→ What you need to do
The reply consists of one number only: how many lines in the listing below contain the word "qrow".

→ Records for this exercise
......

void ProvingKeyImpl::prove_open(ProofRun &R) {
    ProverContext &cx = R.cx;
    gpu::stream_t s = cx.stream;
    if (R.early_evals) {
        const F *ps[1] = {cx.poly[7].p};
        const size_t ls[1] = {cx.poly_len[7]};
        gpu::poly_eval_multi(ps, ls, &R.gamma, 1, &R.pf.evals[1], cx.scratch.p, cx.scratch.n, s);
    } else {
        const F *ps[4] = {cx.poly[5].p, cx.poly[7].p, cx.poly[4].p, cx.poly[2].p};
        const size_t ls[4] = {cx.poly_len[5], cx.poly_len[7], cx.poly_len[4], cx.poly_len[2]};
        const Fr at[4] = {R.beta, R.gamma, R.beta, R.beta};
        gpu::poly_eval_multi(ps, ls, at, 4, R.pf.evals, cx.scratch.p, cx.scratch.n, s);
    }
    const Fr g2_g = R.pf.evals[1], t_b = R.pf.evals[2], zb_b = R.pf.evals[3];
    { Bytes o; for (auto &v : R.pf.evals) o.field(v); R.fs.absorb(o.b); }
    Fr ch;
    { uint64_t lo = R.fs.rng().next_u64(), hi = R.fs.rng().next_u64(); uint32_t raw[8] = {(uint32_t)lo, (uint32_t)(lo >> 32), (uint32_t)hi, (uint32_t)(hi >> 32), 0, 0, 0, 0}; ch = Fr::from_raw(raw); }
    Fr r_alpha_at_beta = (R.vh_alpha - R.vh_beta) * (R.alpha - R.beta).inverse();
    Fr vx_beta = eval_vanishing(m, R.beta);
    Fr c_za = r_alpha_at_beta * (R.eta_a + R.eta_c * zb_b), c_w = (t_b * vx_beta).neg(), c_h1 = R.vh_beta.neg();
    Fr vk_gamma = eval_vanishing(k, R.gamma);
    Fr bmul = R.gamma * g2_g + t_b * Fr::from_u64(k).inverse();
    Fr c_row = R.alpha * bmul, c_col = R.beta * bmul, c_rc = bmul.neg(), c_h2 = vk_gamma.neg();
    Fr chp[5]; chp[0] = Fr::one(); for (int i = 1; i < 5; i++) chp[i] = chp[i - 1] * ch;
    auto rand_axpy = [](Fr out[3], const Fr &sc, const KzgRand &r) { if (r.hiding) for (int i = 0; i < 3; i++) out[i] = out[i] + sc * r.b[i]; };
    auto host_divide_by_linear = [](Fr q[2], const Fr p[3], const Fr &z) { q[1] = p[2]; q[0] = p[1] + z * p[2]; };
    auto host_eval3 = [](const Fr p[3], const Fr &z) { return p[0] + z * (p[1] + z * p[2]); };
    if (R.jobs.async && !cx.ev_aux) {
        cx.acc_b.alloc(cx.acc.n); cx.wit_b.alloc(cx.wit.n); cx.wit2_b.alloc(cx.wit2.n); cx.scratch_b.alloc(cx.scratch.n);
        cx.scratch_c.alloc(gpu::divide_by_linear_scratch(std::max(n, k) + 1)); cx.ev_aux = gpu::EventGuard();
    }
    const bool two_sets = cx.ev_aux != nullptr && R.jobs.async;
    if (R.jobs.async) gpu::sync(s);
    struct WaitJobs { RoundJobs &j; ~WaitJobs() { j.wait_all(); } } wait_jobs{R.jobs};
    R.jobs.start(1, [&](Lane &ln) {
        gpu::stream_t ls_ = ln.stream;
        size_t plen = 3 * n;
        Fr rb[3] = {Fr::zero(), Fr::zero(), Fr::zero()};
        {
            const F *ps[7] = {cx.poly[5].p, cx.poly[3].p, cx.poly[1].p, cx.poly[0].p, cx.poly[6].p, cx.poly[4].p, cx.poly[2].p};
            size_t ls[7] = {cx.poly_len[5], cx.poly_len[3], cx.poly_len[1], cx.poly_len[0], cx.poly_len[6], cx.poly_len[4], cx.poly_len[2]};
            Fr sc[7] = {chp[0], chp[2], chp[2] * c_za, chp[2] * c_w, chp[2] * c_h1, chp[3], chp[4]};
            gpu::poly_lincomb_n(cx.acc.p, plen, ps, ls, sc, 7, ls_);
        }
        rand_axpy(rb, chp[0], R.r2[1].rand); rand_axpy(rb, chp[2] * c_za, R.r1[1].rand); rand_axpy(rb, chp[2] * c_w, R.r1[0].rand); rand_axpy(rb, chp[4], R.r1[2].rand);
        if (!R.early_evals) gpu::divide_by_linear(cx.wit2.p, cx.poly[5].p, cx.poly_len[5], R.beta, cx.scratch.p, cx.scratch.n, ls_);
        gpu::divide_by_linear(cx.wit.p, cx.acc.p, plen, R.beta, cx.scratch.p, cx.scratch.n, ls_);
        gpu::poly_scale(cx.wit2.p, chp[1], cx.poly_len[5] - 1, ls_);
        msm_opening_prepare(cx, ln, cx.wit.p, plen - 1, cx.wit2.p, cx.poly_len[5] - 1, bounds[1] - (n - 2));
        XYZZ<Fq377> hw = XYZZ<Fq377>::inf();
        Fr rq[2]; host_divide_by_linear(rq, rb, R.beta);
        for (int i = 0; i < 2; i++) hw.add(srs->gamma_tab[i].mul(rq[i]));
        Fr rv = host_eval3(rb, R.beta);
        Fr srb[3]; for (int i = 0; i < 3; i++) srb[i] = chp[1] * R.r2[1].shifted_rand.b[i];
        host_divide_by_linear(rq, srb, R.beta);
        for (int i = 0; i < 2; i++) hw.add(srs->gamma_tab[i].mul(rq[i]));
        rv = rv + host_eval3(srb, R.beta);
        XYZZ<Fq377> w = msm_opening_finish(ln);
        w.add(hw);
        R.pf.w_beta = w.to_affine(); R.pf.random_v_beta = rv;
    }, false);
    R.jobs.start(2, [&](Lane &ln) {
        gpu::stream_t ls_ = ln.stream;
        DevPtr<F> &acc_ = two_sets ? cx.acc_b : cx.acc, &wit_ = two_sets ? cx.wit_b : cx.wit, &wit2_ = two_sets ? cx.wit2_b : cx.wit2, &scr_ = two_sets ? cx.scratch_b : cx.scratch;
        size_t plen = k;
        {
            const F *ps[8] = {cx.poly[7].p, ix_co[2].p, ix_co[3].p, ix_co[4].p, ix_co[0].p, ix_co[1].p, ix_co[5].p, cx.poly[8].p};
            size_t ls[8] = {cx.poly_len[7], k, k, k, k, k, k, cx.poly_len[8]};
            Fr sc[8] = {chp[0], chp[2] * R.ea_vv, chp[2] * R.eb_vv, chp[2] * R.ec_vv, chp[2] * c_row, chp[2] * c_col, chp[2] * c_rc, chp[2] * c_h2};
            gpu::poly_lincomb_n(acc_.p, plen, ps, ls, sc, 8, ls_);
        }
        gpu::divide_by_linear(wit_.p, acc_.p, plen, R.gamma, scr_.p, scr_.n, ls_);
        if (R.jobs.async) {
            while (!R.g2_quotient_queued.load(std::memory_order_acquire)) std::this_thread::yield();
            gpu::stream_wait_event(ls_, cx.ev_aux);
        } else {
            gpu::divide_by_linear(wit2_.p, cx.poly[7].p, cx.poly_len[7], R.gamma, scr_.p, scr_.n, ls_);
            gpu::poly_scale(wit2_.p, chp[1], cx.poly_len[7] - 1, ls_);
        }
        msm_opening_prepare(cx, ln, wit_.p, plen - 1, wit2_.p, cx.poly_len[7] - 1, bounds[1] - (k - 2));
        XYZZ<Fq377> w = msm_opening_finish(ln);
        R.pf.w_gamma = w.to_affine();
    }, false);
    if (R.jobs.async) {
        try {
            gpu::divide_by_linear(cx.wit2_b.p, cx.poly[7].p, cx.poly_len[7], R.gamma, cx.scratch_c.p, cx.scratch_c.n, s);
            gpu::poly_scale(cx.wit2_b.p, chp[1], cx.poly_len[7] - 1, s);
            gpu::event_record(cx.ev_aux, s);
        } catch (...) { R.g2_quotient_queued.store(true, std::memory_order_release); throw; }
        R.g2_quotient_queued.store(true, std::memory_order_release);
    }
    R.jobs.join();
}
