#ifndef W64_PD
#define W64_PD 2
#endif
  constexpr int PD = W64_PD, RING = PD + 1;
  bf16x8 kfr[RING], vfr[RING];
  int v_slot = 2;
  auto next_v_slot = [&]() __attribute__((always_inline)) -> int {
    v_slot = (v_slot == 2) ? 0 : v_slot + 1;
    return (v_slot == 0) ? -2 * TILE : TILE;
  };

  dma_tile(KOP, 0, 0);
  dma_tile(VOP, V_REGION, 0);
  dma_tile(KOP, TILE, 1);
  dma_tile(VOP, V_REGION + TILE, 1);
  dma_wait_and_barrier();
  {
#pragma unroll
    for (int kb_ = 0; kb_ < 2; ++kb_)
#pragma unroll
      for (int nb = 0; nb < 2; ++nb)
#pragma unroll
        for (int e = 0; e < 16; ++e) sa[kb_][nb][e] = 0.f;
#pragma unroll
    for (int f = 0; f < 16; ++f) {
      const bf16x8 a = read_k(lds, f);
      mfma_s<true>(sa[f & 1][0], a, qf[0][f >> 1]);
      mfma_s<true>(sa[f & 1][1], a, qf[1][f >> 1]);
    }
    fence_s(sa);
    auto first_settle = [&](auto nb_c) __attribute__((always_inline)) {
      constexpr int nb = decltype(nb_c)::value;
      float mx = sa[0][nb][0];
#pragma unroll
      for (int e = 1; e < 16; ++e) mx = fmaxf(mx, sa[0][nb][e]);
#pragma unroll
      for (int e = 0; e < 16; ++e) mx = fmaxf(mx, sa[1][nb][e]);
      settle(sa, nb_c, half_max(mx), true, true);
    };
    first_settle(std::integral_constant<int, 0>{});
    first_settle(std::integral_constant<int, 1>{});
  }
  __syncthreads();
  dma_tile(KOP, 0, 2);
#pragma unroll
  for (int i = 0; i < PD; ++i) kfr[i] = read_k(lds + TILE, i);

  auto iteration = [&](const int t, auto par_c, auto steady_c, f32x16 (&c)[2][2], f32x16 (&n)[2][2]) __attribute__((always_inline)) {
    constexpr int PAR = decltype(par_c)::value;
    constexpr bool STEADY = decltype(steady_c)::value;
    const lds_u8* kb = lds + (PAR ^ 1) * TILE;
    const lds_u8* kb_next = lds + PAR * TILE;
    const bool has_k3 = STEADY || t + 3 < nt;
    const bool has_v2 = STEADY || t + 2 < nt;
    const int v_delta = next_v_slot();
    const int v_dst = V_REGION + ((v_slot == 0) ? 2 : v_slot - 1) * TILE;
    float psum[2];
    float ex[2][32];
    unsigned pw[2][16];
    float mxa[2] = {0.f, 0.f}, mxb[2] = {0.f, 0.f}, mxh[2] = {0.f, 0.f};
    bool need[2] = {false, false};
    auto run_op = [&](auto phase_c, auto gap_c, auto slot_c) __attribute__((always_inline)) {
      constexpr W64Op o = decltype(phase_c)::value == 1 ? W64_P1[decltype(gap_c)::value][decltype(slot_c)::value]
                                                        : W64_P2[decltype(gap_c)::value][decltype(slot_c)::value];
      constexpr int b_ = o.b, e = o.e;
      if constexpr (o.kind == W64_EXP) ex[b_][e] = gap_exp2(SCW(c, b_, e));
      if constexpr (o.kind == W64_ADD) psum[b_] = gap_add((e == 1) ? ex[b_][0] : psum[b_], ex[b_][e]);
      if constexpr (o.kind == W64_PACK) pw[b_][e] = gap_pack(ex[b_][2 * e], ex[b_][2 * e + 1]);
      if constexpr (o.kind == W64_LRUN) l_run[b_] = gap_add(l_run[b_], psum[b_]);
      if constexpr (o.kind == W64_VOFF) asm volatile("v_add_u32 %0, %1, %0" : "+v"(v_off[b_ >> 2][b_ & 3]) : "s"(v_delta));
      if constexpr (o.kind == W64_MAX) {
        if constexpr (e == 0) {
          mxa[b_] = gap_max3(n[0][b_][0], n[0][b_][1], n[0][b_][2]);
          mxb[b_] = gap_max3(n[1][b_][0], n[1][b_][1], n[1][b_][2]);
        } else if constexpr (e < 7) {
          mxa[b_] = gap_max3(mxa[b_], n[0][b_][2 * e + 1], n[0][b_][2 * e + 2]);
          mxb[b_] = gap_max3(mxb[b_], n[1][b_][2 * e + 1], n[1][b_][2 * e + 2]);
        } else {
          mxa[b_] = gap_max3(mxa[b_], n[0][b_][15], mxb[b_]);
          mxb[b_] = gap_max3(mxa[b_], n[1][b_][15], n[1][b_][14]);
        }
      }
      if constexpr (o.kind == W64_HMAX) mxh[b_] = half_max(mxb[b_]);
      if constexpr (o.kind == W64_BALLOT) need[b_] = __builtin_amdgcn_ballot_w64(mxh[b_] > ATTN_RESCALE_THR) != 0ull;
      if constexpr (o.kind == W64_M0) {
        if constexpr (b_ < 4) { if (has_k3) dma_m0(b_, (PAR ^ 1) * TILE); }
        else { if (has_v2) dma_m0(b_ & 3, v_dst); }
      }
      if constexpr (o.kind == W64_DMA) {
        if constexpr (b_ < 4) { if (has_k3) dma_req(KOP, b_, t + 3, STEADY); }
        else { if (has_v2) dma_req(VOP, b_ & 3, t + 2, STEADY); }
      }
    };
    SCHED_FENCE();
    w64_static_for<0, 32>([&](auto i_c) __attribute__((always_inline)) {
      constexpr int i = decltype(i_c)::value;
      const int f = i >> 1, nb = i & 1;
      if (nb == 0) {
        if (f + PD < 16) kfr[(f + PD) % RING] = read_k(kb, f + PD);
        if (f >= 16 - PD) vfr[f - (16 - PD)] = read_v(f - (16 - PD));
      }
      if (f < 2) {
        if (STEADY && i >= 1) mfma_s_first<false>(n[f & 1][nb], minit[nb], kfr[f % RING], qf[nb][0]);
        else mfma_s_first<true>(n[f & 1][nb], minit[nb], kfr[f % RING], qf[nb][0]);
      } else {
        if (STEADY) mfma_s<false>(n[f & 1][nb], kfr[f % RING], qf[nb][f >> 1]);
        else mfma_s<true>(n[f & 1][nb], kfr[f % RING], qf[nb][f >> 1]);
      }
      SCHED_FENCE();
      w64_static_for<0, W64_SLOTS>([&](auto s_c) { run_op(std::integral_constant<int, 1>{}, i_c, s_c); });
      SCHED_FENCE();
    });
    if constexpr (!STEADY) {
      fence_s(n);
      if (t + 1 == nt - 1 && ragged) mask_last(n);
    }
    dma_wait_and_barrier();
    SCHED_FENCE();
    w64_static_for<0, 32>([&](auto j_c) __attribute__((always_inline)) {
      constexpr int j = decltype(j_c)::value;
      const int g = j >> 1, nb = j & 1;
      if (nb == 0) {
        if (g + PD < 16) vfr[(g + PD) % RING] = read_v(g + PD);
        if (g >= 16 - PD) kfr[g - (16 - PD)] = read_k(kb_next, g - (16 - PD));
      }
      const int kk = g >> 2;
      const u32x4 pbw = {pw[nb][4 * kk], pw[nb][4 * kk + 1], pw[nb][4 * kk + 2], pw[nb][4 * kk + 3]};
      if (STEADY && j >= 2) mfma_o<false>(oacc[nb][g & 3], vfr[g % RING], __builtin_bit_cast(bf16x8, pbw));
      else mfma_o<true>(oacc[nb][g & 3], vfr[g % RING], __builtin_bit_cast(bf16x8, pbw));
      SCHED_FENCE();
      w64_static_for<0, W64_SLOTS>([&](auto s_c) { run_op(std::integral_constant<int, 2>{}, j_c, s_c); });
      SCHED_FENCE();
    });
    settle(n, std::integral_constant<int, 0>{}, mxh[0], false, need[0]);
    settle(n, std::integral_constant<int, 1>{}, mxh[1], false, need[1]);
  };

  auto final_tile = [&](f32x16 (&c)[2][2]) __attribute__((always_inline)) {
    const int v_delta = next_v_slot();
#pragma unroll
    for (int i = 0; i < 8; ++i) v_off[i >> 2][i & 3] += v_delta;
    unsigned pw[2][16];
#pragma unroll
    for (int nb = 0; nb < 2; ++nb) {
      float psum = 0.f;
      float ex[32];
#pragma unroll
      for (int j = 0; j < 32; ++j) {
        ex[j] = __builtin_amdgcn_exp2f(SCW(c, nb, j));
        psum += ex[j];
      }
      l_run[nb] += psum;
#pragma unroll
      for (int m = 0; m < 16; ++m) pw[nb][m] = gap_pack(ex[2 * m], ex[2 * m + 1]);
    }
#pragma unroll
    for (int g = 0; g < 16; ++g) {
      const bf16x8 vf_ = read_v(g);
      const int kk = g >> 2;
#pragma unroll
      for (int nb = 0; nb < 2; ++nb) {
        const u32x4 pbw = {pw[nb][4 * kk], pw[nb][4 * kk + 1], pw[nb][4 * kk + 2], pw[nb][4 * kk + 3]};
        mfma_o<true>(oacc[nb][g & 3], vf_, __builtin_bit_cast(bf16x8, pbw));
      }
    }
    fence_o();
  };

  {
    using P0 = std::integral_constant<int, 0>;
    using P1 = std::integral_constant<int, 1>;
    int t = 0;
    for (; t + 5 < nt; t += 2) {
      iteration(t, P0{}, std::true_type{}, sa, sb);
      iteration(t + 1, P1{}, std::true_type{}, sb, sa);
    }
    fence_o(); fence_s(sa); fence_s(sb);
    for (; t + 1 <= nt - 2; t += 2) {
      iteration(t, P0{}, std::false_type{}, sa, sb);
      iteration(t + 1, P1{}, std::false_type{}, sb, sa);
    }
    if (t == nt - 2) iteration(t, P0{}, std::false_type{}, sa, sb);
    fence_o(); fence_s(sa); fence_s(sb);
    set_read_offsets(lane_now(), v_slot);
    if ((nt - 1) & 1) final_tile(sb);
    else final_tile(sa);
  }

  const int lane_l = lane_now();
  const int r_l = lane_l & 31, h_l = lane_l >> 5;
#pragma unroll
  for (int nb = 0; nb < 2; ++nb) {
    const float l_tot = half_sum(l_run[nb]);
    const float inv = 1.0f / l_tot;
    const int64_t qrow = q0 + 32 * nb + r_l;
    if (qrow < p.d.Nq) {
      bf16_t* op = p.o + b * p.d.o_sb + qrow * p.d.o_sn + (int64_t)head * p.d.o_sh;
#pragma unroll
      for (int d = 0; d < 4; ++d)
#pragma unroll
        for (int i = 0; i < 4; ++i) {
          u16x4 pk;
#pragma unroll
          for (int e = 0; e < 4; ++e) pk[e] = f2bf(oacc[nb][d][4 * i + e] * inv);
          *reinterpret_cast<u16x4*>(op + 32 * d + 8 * i + 4 * h_l) = pk;
        }
      if (p.lse && h_l == 0) p.lse[(b * p.d.H + head) * p.d.Nq + qrow] = m_run[nb] * p.scale + __logf(l_tot);
    }
  }
}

......

→ Result of the task
4